The seawater inside was illuminated with by the warm glow of light through the plastic, a tiny speckling of sand visible in the corners. No rocks, no seaweed: a good sign. Heaving, I lifted the boat bow-up, straining against the mass of leakage, easing, relaxing finally, as the water gushed through the hole I'd carved, onto the beach. I spun the now-empty boat around, and tipped it toward me, the last few drops dripping reluctantly. I flipped it, upside-down, and inspected the bottom. Barnacles and stone had scored long scratches in the plastic, but none were deep enough to cause a leak. In the corner, directly under my inspection/drain port was a dent, caused by some great impact. I could find no breach in the hull, and convinced myself that water must have infiltrated the seam between the top and bottom.
Balancing the Sportyak over my head, it wasn't difficult to clamber up and over the railroad tracks, picking my path from boulder to boulder. I hoped to carry the boat to a safe spot in the woods, but tide had flooded the bay, and precious little beach was available. A faint rain began to fall, making perfect circles on the surface on the clear, flat water. I had my pick of driftwood paddles, and perched on my knees, I alternated strokes on each side, canoe-fashion.
As I skimmed across the glassy sea, sand dabs, tiny flounders, darted away from my shadow. A kingfisher chattered overhead, a great blue heron lifted from a floating log, flapping slowly, croaking, like a feathered pterodactyl, across the water, I was navigating Paradise. I was alone on this placid and untroubled body of water, and only the woodsmoke rising, straight up, from the chimneys of homes on the distant shore belied the truth of other people in the world.
Between strokes of my ersatz paddle, I could hear a burbling noise, like a wet flapping.
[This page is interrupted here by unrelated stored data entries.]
+      const int f0 = 2 * (2 * mu + (int)rank) * 128;
+      producer_sync();
+      const WaveRow<FILL> x = wave_row_load<FILL>(p.dyn, b, zs, ptid, kProducers * 32);
+      producer_sync();
+      {
+        const long long s0 = (long long)f0 * kStride0;
+        constexpr int kPer = (kSamples + kProducers * 32 - 1) / (kProducers * 32);
+        float sv[kPer];
+#pragma unroll
+        for (int k = 0; k < kPer; ++k) {
+          const int i = ptid + kProducers * 32 * k;
+          sv[k] = (i < kSamples && s0 + i < lim) ? x.at(s0 + i) : 0.f;
+        }
+#pragma unroll
+        for (int k = 0; k < kPer; ++k)
+          if (ptid + kProducers * 32 * k < kSamples) xs[ptid + kProducers * 32 * k] = sv[k];
+      }
+      producer_sync();
+      for (int r = ptid; r < kRows; r += kProducers * 32) {
+        uint32_t w[16];
+        if (r < kFrames && f0 + r < p.T0) {
+          uint32_t hi[kKw0], lo[kKw0];
+#pragma unroll
+          for (int j = 0; j < kKw0; ++j) {
+            const float v = xs[r * kStride0 + j];
+            const __nv_bfloat16 h = __float2bfloat16_rn(v);
+            hi[j] = (uint32_t)__bfloat16_as_ushort(h);
+            lo[j] = bf16_bits(v - __bfloat162float(h));
+          }
+#pragma unroll
+          for (int k = 0; k < 15; ++k) {
+            auto e = [&](int i) { return i < kKw0 ? hi[i] : i < 2 * kKw0 ? lo[i - kKw0] : hi[i - 2 * kKw0]; };
+            w[k] = e(2 * k) | (e(2 * k + 1) << 16);
+          }
+          w[15] = 0x3f803f80u;
+        } else {
+#pragma unroll
+          for (int k = 0; k < 16; ++k) w[k] = 0u;
+        }
+#pragma unroll
+        for (int q = 0; q < 4; ++q) sts128(sI + r * kLda + q * 16, w[4 * q], w[4 * q + 1], w[4 * q + 2], w[4 * q + 3]);
+      }
+      producer_sync();
+
+      const uint32_t* wb = reinterpret_cast<const uint32_t*>(p.gn_wb + (long long)b * kC * 32);
+#pragma unroll 1
+      for (int cb = 0; cb < kC / 64; ++cb) {
+        uint32_t bfrag[4][2][2];
+#pragma unroll
+        for (int nt = 0; nt < 4; ++nt) {
+          const int ch = cb * 64 + hh * 32 + (g >> 1) * 8 + nt * 2 + (g & 1);
+#pragma unroll
+          for (int ks = 0; ks < 2; ++ks) {
+            bfrag[nt][ks][0] = __ldg(wb + ch * 16 + 8 * ks + t);
+            bfrag[nt][ks][1] = __ldg(wb + ch * 16 + 8 * ks + t + 4);
+          }
+        }
+        mbar_wait(aempty(as), aph ^ 1u);
+        const uint32_t ae = sA + as * kABytes, ao = ae + kEBytes;
+#pragma unroll 1
+        for (int mb = pw >> 1; mb < kRows / 16; mb += kProducers / 2) {
+          uint32_t a[2][4];
+          ldmatrix_x4(a[0], a_lane + mb * 16 * kLda);
+          ldmatrix_x4(a[1], a_lane + mb * 16 * kLda + 32);
+          float c[4][4];
+#pragma unroll
+          for (int nt = 0; nt < 4; ++nt) {
+            c[nt][0] = c[nt][1] = c[nt][2] = c[nt][3] = 0.f;
+            mma_bf16_16816(c[nt], a[0], bfrag[nt][0]);
+            mma_bf16_16816(c[nt], a[1], bfrag[nt][1]);
+          }
+#pragma unroll
+          for (int r = 0; r < 2; ++r) {
+            const int i = mb * 16 + g + 8 * r;
+            if (i < kFrames) {
+              const uint32_t wr = (uint32_t)(i >> 1);
+              uint32_t pk[4];
+#pragma unroll
+              for (int q = 0; q < 4; ++q) {
+                const float2 y = gelu_erf2(make_float2(c[q][2 * r], c[q][2 * r + 1]));
+                pk[q] = pack_bf16x2(y.x, y.y);
+              }
+              sts128(((g & 1) ? ao : ae) + wr * 128u + ((((uint32_t)(hh * 4 + t)) ^ (wr & 7u)) << 4), pk[0], pk[1], pk[2],
+                     pk[3]);
+            }
+          }
+        }
+        fence_proxy_async();
+        __syncwarp();
+        if (lane == 0) {
+          if (leader) mbar_arrive(afull(as));
+          else mbar_arrive_remote(mapa_u32(afull(as), 0));
+        }
+        if (++as == kAStages) {
+          as = 0;
+          aph ^= 1u;
+        }
+      }
+    }
+  } else if (warp < 8) {
+    const int q = warp & 3, hsel = warp >> 2;
+    const bool lead = elect_one();
+    const uint32_t stg = sEpi + warp * 4096;
+    const uint32_t stg_row = stg + lane * 128;
+    EpiParams e;
+    e.act = ACT_GELU;
+    uint32_t tph = 0;
+    for (int unit = unit0; unit < p.num_units; unit += unit_step) {
+      const int b = unit / p.units_m, mu = unit - b * p.units_m;
+      const int m0 = (2 * mu + (int)rank) * 128;
+      const int m = m0 + q * 32 + lane;
+      mbar_wait(tfull, tph);
+      tc_fence_after();
+#pragma unroll 1
+      for (int h = 0; h < 2; ++h) {
+        const uint32_t t0 = tmem_base + (static_cast<uint32_t>(q * 32) << 16) + h * 256;
+        auto sub_col = [&](int sidx) { return (2 * (sidx >> 1) + hsel) * 64 + (sidx & 1) * 32; };
+        float v[32];
+        tmem_ld_32x32_issue(t0 + sub_col(0), v);
+#pragma unroll 1
+        for (int sidx = 0; sidx < 4; ++sidx) {
+          const int c = sub_col(sidx);
+          const int sub = sidx & 1;
+          tmem_ld_wait();
+          epi_math32(e, p.bias ? sbias + h * 256 + c : nullptr, kC, 0, b, m, h * 256 + c, m < p.T1, v);
+          uint32_t pk[16];
+#pragma unroll
+          for (int j = 0; j < 16; ++j) pk[j] = pack_bf16x2(v[2 * j], v[2 * j + 1]);
+          if (sidx + 1 < 4) tmem_ld_32x32_issue(t0 + sub_col(sidx + 1), v);
+          if (sub == 0) {
+            if (lead) tma_store_wait_read();
+            __syncwarp();
+          }
+#pragma unroll
+          for (int j = 0; j < 4; ++j)
+            sts128(stg_row + (((uint32_t)(sub * 4 + j) ^ ((uint32_t)lane & 7u)) << 4), pk[4 * j], pk[4 * j + 1],
+                   pk[4 * j + 2], pk[4 * j + 3]);
+          if (sub == 1) {
+            fence_proxy_async();
+            __syncwarp();
+            if (lead) {
+              tma_store_4d(&mapOut, stg, h * 256 + c - 32, m0 + q * 32, b, 0);
+              tma_store_commit();
+            }
+          }
+        }
+        tc_fence_before();
+        __syncwarp();
+        if (lane == 0) {
+          if (leader) mbar_arrive(tempty(h));
+          else mbar_arrive_cluster(mapa_u32(tempty(h), 0));
+        }
+      }
+      tph ^= 1u;
+    }
+    if (lead) tma_store_wait_all();
+  }
+
+  tc_fence_before();
+  __syncthreads();
+  cluster_sync_all();
+  if (warp == kWarpAlloc) {
+    tc_fence_after();
+    tmem_dealloc_2sm<512>(tmem_base);
+  }
+}
+
+struct Conv01Launch {
+  CUtensorMap mapW, mapOut;
+  Conv01Dev dev;
+  int grid = 0;
+};
+
+static std::once_flag g_conv01_once;
+static std::string g_conv01_err;
+
+std::string conv01_prepare(const DynArgs* dyn, const __nv_bfloat16* gn_wb, const __nv_bfloat16* w1, const float* b1,
+                           int n, int T0, __nv_bfloat16* out, int num_sms, Conv01Launch** out_launch) {
+  W2S_TRY(gemm_init());
+  std::call_once(g_conv01_once, [] {
+    cudaError_t e = cudaFuncSetAttribute(conv01_kernel<FILL_PLAIN>, cudaFuncAttributeMaxDynamicSharedMemorySize, (int)kSmem);
+    if (e == cudaSuccess)
+      e = cudaFuncSetAttribute(conv01_kernel<FILL_BG>, cudaFuncAttributeMaxDynamicSharedMemorySize, (int)kSmem);
+    if (e == cudaSuccess)
+      e = cudaFuncSetAttribute(conv01_kernel<FILL_BANDS>, cudaFuncAttributeMaxDynamicSharedMemorySize, (int)kSmem);
+    if (e != cudaSuccess) g_conv01_err = std::string("cudaFuncSetAttribute(conv01_kernel): ") + cudaGetErrorString(e);
+  });
+  W2S_TRY(g_conv01_err);
+  if (T0 < 3) return "conv0_conv1: fewer than 3 conv0 frames";
+  auto* l = new Conv01Launch();
+  *out_launch = l;
+  const int T1 = (T0 - 3) / 2 + 1;
+  l->dev.dyn = dyn; l->dev.gn_wb = gn_wb; l->dev.bias = b1;
+  l->dev.T0 = T0; l->dev.T1 = T1;
+  l->dev.units_m = (T1 + 255) / 256;
+  l->dev.num_units = l->dev.units_m * n;
+  const int clusters = l->dev.num_units < num_sms / 2 ? l->dev.num_units : num_sms / 2;
+  l->grid = 2 * clusters;
+  {
+    uint64_t dims[3] = {3 * kC, kC, 1};
+    uint64_t str[2] = {3 * kC * 2, 3ull * kC * kC * 2};
+    uint32_t box[3] = {64, 128, 1};
+    W2S_TRY(make_tensor_map_bf16(&l->mapW, w1, 3, dims, str, box));
+  }
+  {
+    uint64_t dims[4] = {kC, (uint64_t)T1, (uint64_t)n, 1};
+    uint64_t str[3] = {kC * 2, (uint64_t)T1 * kC * 2, (uint64_t)n * T1 * kC * 2};
+    uint32_t box[4] = {64, 32, 1, 1};
+    W2S_TRY(make_tensor_map_bf16(&l->mapOut, out, 4, dims, str, box));
+  }
+  return "";
+}
+
+void conv01_free(Conv01Launch* l) { delete l; }
+
+std::string conv01_launch(const Conv01Launch& l, int fill, cudaStream_t s) {
+  if (l.grid == 0) return "";
+  if (fill == FILL_BANDS)
+    W2S_CUDA_OK(launch_pdl(conv01_kernel<FILL_BANDS>, dim3(l.grid), dim3(kThreads), kSmem, s, 2, l.mapW, l.mapOut, l.dev));
+  else if (fill == FILL_BG)
+    W2S_CUDA_OK(launch_pdl(conv01_kernel<FILL_BG>, dim3(l.grid), dim3(kThreads), kSmem, s, 2, l.mapW, l.mapOut, l.dev));
+  else
+    W2S_CUDA_OK(launch_pdl(conv01_kernel<FILL_PLAIN>, dim3(l.grid), dim3(kThreads), kSmem, s, 2, l.mapW, l.mapOut, l.dev));
+  W2S_CUDA_OK(cudaGetLastError());
+  return "";
+}
+
+}
diff --git a/shap_transformer_asr_b200/csrc/frontend.cu b/shap_transformer_asr_b200/csrc/frontend.cu
--- a/shap_transformer_asr_b200/csrc/frontend.cu
+++ b/shap_transformer_asr_b200/csrc/frontend.cu
@@ -1,4 +1,5 @@
 #include "kernels.cuh"
+#include "wave_row.cuh"
 
 namespace w2s {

At first, I assumed air bubbles were fluttering under the hull of my vessel, but at one point, I stopped to savor the delicious beauty of my situation, only to hear the burbling while motionless. I twisted around, awkward in the tiny boat, bent to the hole in the deck. A pin-sized jet of water dribbled through a crack in the dent I had found earlier. Dammit! Water, a couple of inches, had violated the division between boat and sea, so I turned for the sandy shore, a scant thirty feet away.
I tipped my vessel vertical again, easier this time, and a few gallons gushed forth. I looked at my watch and scanned the shore. Several cars were parked along the short, dead-end, dirt track that gave visitors access to the beach. No one was visible on the beach. I was hoping to stash my trophy in the marsh behind that road, but the presence of people - hostiles - ruled out any plan the might expose my treasure.
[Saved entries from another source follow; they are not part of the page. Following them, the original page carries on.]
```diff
diff --git a/hierarchicalgnn_amd/csrc/rows_common.h b/hierarchicalgnn_amd/csrc/rows_common.h
--- a/hierarchicalgnn_amd/csrc/rows_common.h
+++ b/hierarchicalgnn_amd/csrc/rows_common.h
@@ -29,10 +29,12 @@
     int32_t* arrive;
     const int32_t *split_pbegin, *split_dst, *n_split;
     int32_t max_split;
+    int32_t out_store;
 };
 
-static inline ItemExtra item_extra(const hgnn_plan* p, const int32_t* order, int32_t* arrive) {
-    return {order, arrive, p->split_pbegin, p->split_dst, p->counts + HGNN_CNT_SPLIT, (int32_t)p->max_split};
+static inline ItemExtra item_extra(const hgnn_plan* p, const int32_t* order, int32_t* arrive, int out_store) {
+    return {order, arrive, p->split_pbegin, p->split_dst, p->counts + HGNN_CNT_SPLIT, (int32_t)p->max_split,
+            (int32_t)out_store};
 }
 
 template <int MAX_COLS, class Fn>
diff --git a/hierarchicalgnn_amd/csrc/segreduce.hip b/hierarchicalgnn_amd/csrc/segreduce.hip
--- a/hierarchicalgnn_amd/csrc/segreduce.hip
+++ b/hierarchicalgnn_amd/csrc/segreduce.hip
@@ -4,13 +4,19 @@
 
 int g_opt_nt_loads = 1;
 int g_opt_nt_stores = 0;
-int g_opt_k1_one_launch = 1;
+int g_opt_k1_one_launch = 0;
 int g_opt_k1_item_order = 0;
+int g_opt_k1_out_store = 1;
 
 template <bool NT>
 __device__ __forceinline__ f32x4 ld4(const void* p) {
     if constexpr (NT) return __builtin_nontemporal_load((const f32x4*)p);
     else return *(const f32x4*)p;
+}
+
+__device__ __forceinline__ void store_out_row(float* p, f32x4 v, int through) {
+    if (through) asm volatile("global_store_dwordx4 %0, %1, off sc0 sc1\n\ts_nop 1" : : "v"(p), "v"(v) : "memory");
+    else *(f32x4*)p = v;
 }
 
 __device__ __forceinline__ bool last_chunk_arrives(const ItemExtra& x, int p, int lane, int& pbegin, int& nch,
@@ -174,21 +180,27 @@
 
 template <int W, bool NT, int TAG, int WPB>
 __global__ __launch_bounds__(WPB * 64) void k_seg_window(
-    const float* __restrict__ src, int F, int nvec, const int32_t* __restrict__ src_row,
-    const int32_t* __restrict__ wi_begin, const int32_t* __restrict__ wi_end,
-    const int32_t* __restrict__ wi_target, const int32_t* __restrict__ n_items_ptr, int64_t max_items,
-    float* __restrict__ out, float* __restrict__ partial, ItemExtra x) {
+    const int32_t* __restrict__ order, const int32_t* __restrict__ n_items_ptr, const int32_t* __restrict__ wi_begin,
+    const int32_t* __restrict__ wi_end, const int32_t* __restrict__ wi_target, const int32_t* __restrict__ src_row,
+    int64_t max_items, const float* __restrict__ src, int F, int nvec, float* __restrict__ out,
+    float* __restrict__ partial, ItemExtra x) {
     static_assert(W >= 2 && 64 % W == 0, "a 64-row trip is a whole number of windows");
     constexpr bool IDENT = TAG != 0;
     const int lane = threadIdx.x & 63;
-    int64_t item = (int64_t)blockIdx.x * WPB + __builtin_amdgcn_readfirstlane((int)(threadIdx.x >> 6));
-    if (item >= max_items) return;
-    if (x.order != nullptr) item = x.order[item];
-    const bool valid = item < *n_items_ptr;
+    const int64_t slot = (int64_t)blockIdx.x * WPB + __builtin_amdgcn_readfirstlane((int)(threadIdx.x >> 6));
+    int64_t item = slot < max_items ? slot : max_items - 1;
+    if (order != nullptr) item = order[item];
+    const bool in_range = slot < max_items && item < max_items;
     item = item < max_items ? item : max_items - 1;
+    const int n_items = *n_items_ptr;
     const int begin = wi_begin[item];
-    const int end = begin + (int)(((uint32_t)wi_end[item] - (uint32_t)begin) & (valid ? ~0u : 0u));
+    const int end_raw = wi_end[item];
     const int target = wi_target[item];
+    __builtin_amdgcn_sched_barrier(0);
+    asm volatile("" : : "s"(src_row), "s"(src), "s"(F), "s"(nvec), "s"(out), "s"(partial), "s"(x.arrive),
+                 "s"(x.split_pbegin), "s"(x.split_dst), "s"(x.n_split), "s"(x.max_split), "s"(x.out_store));
+    const bool valid = in_range && item < n_items;
+    const int end = begin + (int)(((uint32_t)end_raw - (uint32_t)begin) & (valid ? ~0u : 0u));
     const uint32_t voff = (uint32_t)(lane < nvec ? lane : 0) * 16u;
     const size_t row_bytes = (size_t)F * sizeof(float);
 
@@ -244,7 +256,7 @@
         }
     }
     float* op = target >= 0 ? out + (size_t)target * (size_t)F : partial + (size_t)(~target) * (size_t)F;
-    if (valid && lane < nvec) *(f32x4*)(op + lane * 4) = acc;
+    if (valid && lane < nvec) store_out_row(op + lane * 4, acc, target >= 0 ? x.out_store : 0);
     if constexpr (TAG != 1) {
         if (x.arrive != nullptr && valid && target < 0) {
             int pbegin, nch, dst;
@@ -261,7 +273,7 @@
                     if (k + u < nch) acc += part[u];
                 }
             }
-            if (lane < nvec) *(f32x4*)(out + (size_t)dst * (size_t)F + lane * 4) = acc;
+            if (lane < nvec) store_out_row(out + (size_t)dst * (size_t)F + lane * 4, acc, x.out_store);
         }
     }
 }
@@ -550,8 +562,8 @@
 template <int W, bool NT, int TAG, int WPB>
 static void launch_window(const SegArgs& a, hipStream_t s) {
     const ItemView& v = a.items;
-    launch_items<WPB>(k_seg_window<W, NT, TAG, WPB>, v.max_items, s, a.src, a.F, a.F / 4, v.src_row, v.begin, v.end,
-                      v.target, v.n_items, v.max_items, a.out, a.partial, a.extra);
+    launch_items<WPB>(k_seg_window<W, NT, TAG, WPB>, v.max_items, s, a.extra.order, v.n_items, v.begin, v.end, v.target,
+                      v.src_row, v.max_items, a.src, a.F, a.F / 4, a.out, a.partial, a.extra);
 }
 
 #ifdef HGNN_K1_SWEEP
@@ -615,7 +627,9 @@
     SegArgs a = {src, F, weight, row_scale, out, partial, work_items(plan), ItemExtra{}};
     const bool plain_vec = !weight && !row_scale && F % 4 == 0 && F <= 1024;
     const bool one_launch = plain_vec && arrive != nullptr && g_opt_k1_one_launch;
-    if (plain_vec) a.extra = item_extra(plan, g_opt_k1_item_order ? order : nullptr, one_launch ? arrive : nullptr);
+    if (plain_vec)
+        a.extra = item_extra(plan, g_opt_k1_item_order ? order : nullptr, one_launch ? arrive : nullptr,
+                             g_opt_k1_out_store);
     if (weight && row_scale) dispatch_seg<true, true, 0>(a, stream);
     else if (weight) dispatch_seg<true, false, 0>(a, stream);
     else if (row_scale) {
```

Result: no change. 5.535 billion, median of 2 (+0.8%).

Long ago, before the railroad causeay, this bay had been exposed to fierce weather from the southwest. Wind and water had wrought the lacy erosion on the rocks, undermining tremendous blocks of stone that had tumbled onto the shore, bouncing, rolling across the beach to form small islands at high water. Directly above me, one such boulder was stacked upon two others, forming a sort of cave. I dragged my boat in between the rocks and wedged it on the crumbling hillside, well above sight from the shore. I emerged, stooping, from the cache and circled around the rock pile, confirming the security of my hiding place.
Owing to the water level, I had to walk past the parked cars. There was still nobody on the beach, but I could hear voices in the marsh beyond. Probably birdwatchers. I made a beeline for home, hastily passing obviously occupied homes, people who owed me money. When I got home, I called Eric, and filled him in on my discovery.
I could hear the excitement in his voice. "This is so neat!"
In class, the next day, all I could think about was having my own private Sportyak. The day dragged, and when the dismissal bell rang, Eric was waiting for me on the grass field. We trotted straight to my house. He had already obtained the necessary permission, the night before, to join my on my paper route. We picked up the dorky poncho-bag I carried the papers in. We were off.
Of course, we delivered to the Village first, practically running, pausing to stuff newspapers into mailboxes and the few plastic Bellingham Herald tubes (which I sold to customers concerned about something called mailbox fraud) . We took opposite sides of the street, meeting in the middle of the road to hand off papers. We arrived at the bay, panting, damp in the March air.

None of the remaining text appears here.